Chana Masala

When I set out to make Chana Masala, I wasn’t looking for a truly ‘authentic’ Indian dish, I just wanted something delicious and cheap and this hit the spot with its slightly spicy and sour flavors. Although Chana Masala may sound complicated, it’s basically just chickpeas cooked in tomato sauce with some Indian spices.

I bought some Naan to eat along with this which is excellent when dipped into the stew but I also found that it was great the next day inside a piece of pita bread and eaten as a sandwich.
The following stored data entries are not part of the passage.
@@ -1343,6 +1353,7 @@
     r->bx_hint = (handed || r->n_list_a) ? 1 : 0;
     r->lean_hint = (handed || left[H_TILES]) ? 0 : 1;
     r->lean_hint2 = (handed || left[H_ITEMS]) ? 0 : 1;
+    r->clean_hint = (r->h_counters[16 * slot + 4] || r->h_counters[16 * slot + 5]) ? 0 : 1;
     if (r->n_small_tiles && left[H_TILES] >= r->n_small_tiles) r->roles_off = true;
     if (r->small_ok && left[H_FUSED] >= r->n) r->small_off = true;
     if (r->small_off) r->bx_hint = 1;
@@ -1354,6 +1365,7 @@
     bool stored_only;
     bool roles;
     bool lean;
+    bool one_launch;
     bool lean_mixed;
     bool decode;
     bool one_stream;
@@ -1373,6 +1385,7 @@
         p.roles = !sw.no_roles && sw.roles_min != 0 && r->n_small_tiles >= sw.roles_min && r->n_small_tiles > 0 && !(sw.dbg & (1 | 2 | 4 | 8 | 128)) && !r->roles_off;
         p.lean_mixed = r->lean_mixed_ok && r->lean_hint == 1 && r->bx_hint == 0 && may_skip && !sw.dbg && !sw.ddbg;
         p.lean = p.roles && r->lean_ok && r->lean_hint == 1 && r->bx_hint == 0 && may_skip && !sw.dbg;
+        p.one_launch = p.lean && !sw.no_one_launch && r->clean_hint == 1 && r->n_odd_tiles <= ONE_ODD_CAP;
     }
     p.decode = !p.lean && !p.lean_mixed && !p.stored_only;
     if (!p.decode) return p;
@@ -1435,6 +1448,28 @@
     if (run.preset) HIPCHK(ctx, hipMemcpyAsync(r->ctl, r->status_init, r->ctl_bytes, hipMemcpyDeviceToDevice, s));
     else HIPCHK(ctx, hipMemsetAsync(r->ctl, 0, r->ctl_bytes, s));
     if (p.small_off) HIPCHK(ctx, hipMemsetD32Async((hipDeviceptr_t)r->hand(H_FUSED), (int)r->n, 1, s));
+    return ZNIPPY_OK;
+}
+
+constexpr size_t ONE_ARG_STRIDE = 128;
+static_assert(sizeof(FusedArgs::OneLaunch) <= ONE_ARG_STRIDE, "one-launch arguments: more than their slot");
+static int rows_one_launch_args(znippy_ctx *ctx, znippy_rows *r) {
+    if (r->one_buf) return ZNIPPY_OK;
+    if (tmalloc(ctx, &r->one_buf, 2 * ONE_ARG_STRIDE + sizeof(uint2) * ONE_ODD_CAP) != hipSuccess) return ZNIPPY_E_NOMEM;
+    uint8_t img[2 * ONE_ARG_STRIDE] = {0};
+    for (unsigned slot = 0; slot < 2; slot++) {
+        FusedArgs::OneLaunch o{};
+        o.n_rows = r->n; o.flag = (uint32_t)CTL_FLAG;
+        o.checksum = r->checksum;
+        o.counters = r->ctl_at<unsigned long long>(CTL_COUNTERS);
+        o.hand = r->ctl_at<uint32_t>(CTL_HAND); o.lean_mask = LEAN_SMALL;
+        o.odd_cap = ONE_ODD_CAP; o.odd_list = reinterpret_cast<uint2 *>(r->one_buf + 2 * ONE_ARG_STRIDE);
+        o.odd_count = r->cur(CUR_ODD); o.ticket = r->cur(CUR_TICKET);
+        o.head = reinterpret_cast<uint32_t *>(r->ctl); o.n_head_words = (uint32_t)((CTL_CURSORS.at + CTL_CURSORS.bytes) / 4);
+        o.mirror = reinterpret_cast<uint32_t *>(r->h_counters + 16 * slot);
+        memcpy(img + ONE_ARG_STRIDE * slot, &o, sizeof o);
+    }
+    HIPCHK(ctx, hipMemcpy(r->one_buf, img, sizeof img, hipMemcpyHostToDevice));
     return ZNIPPY_OK;
 }
 
@@ -1469,6 +1504,7 @@
         f.cursor = r->cur(CUR_ROLES);
         f.tile_list = r->slow_list;
         f.tile_count = r->hand(H_TILES);
+        if (p.one_launch) f.one = reinterpret_cast<const FusedArgs::OneLaunch *>(r->one_buf + ONE_ARG_STRIDE * run.slot);
         timed(ctx, run.verify ? "verify_roles" : "decode_verify_roles", fs, [&] { launch_fused_roles(f, ctx->cus, fs, run.verify); });
     }
     if (r->n_small_tiles && !p.lean) timed(ctx, run.verify ? "verify_small" : "decode_verify_fused", fs, [&] { launch_fused_small(f, fs, p.roles ? ctx->cus * 5 : 0, run.verify); });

It would also go really well spooned on top of a pile of basmati rice. As with most stews and one-pot meals, it was much better the next day after the ingredients had time to meld together and develop a greater depth of flavor. I would recommend making it at least a day before you want to eat it and just heating it up as needed as it will last for about a week in the refrigerator.

This is also a recipe that is really easy to improvise. If you don’t have one or two (or more) or these specific spices, it will still turn out pretty wonderful. Also, the measurements are just a rough estimate and would be ok to improvise also as long as you keep the ratios generally consistent.

(Recipe adapted from Smitten Kitchen’s Chana Masala)

(this list looks long but it’s mostly just spices!)
1 tbsp. vegetable oil
2 medium onions, minced
2 cloves garlic, minced
2 teaspoons fresh grated ginger
1 tbsp. ground coriander
2 tsp. ground cumin
pinch cayenne pepper (depending on how spicy you want it, or omit it all together for less spice)
1 tsp. ground tumeric
2 tsp. paprika
1 tsp. garam masala (If you only use one spice in this recipe, use this one- See Note*)
1 15 oz can chopped tomatoes with juices
2 cans chickpeas (rinsed and drained)
pinch salt
1 lemon (juiced)

1. Heat oil in large pot. Saute onion, garlic, and ginger over medium heat until browned, about 5 minutes.

2. Add spices and cook for another 5 minutes then add tomatoes and juices. Simmer for about 30 minutes and reduce until desired consistency depending on how thick you want the stew. Add chickpeas, then salt and lemon juice, to taste

Note*- Garam Masala is a mixture of Indian spices that is common in many Indian dishes and probably the most important spice in this recipe as it contains a complex variety of ingredients that the average home cook probably wouldn’t have in his or his pantry. Common mixtures contain dried red chili peppers, dried garlic, ginger powder, sesame, mustard seeds, tumeric, coriander and star anise. You can find Garam Masala at most good (aka well-stocked) grocery stores and you don’t have to go to a specialty Indian market to get it.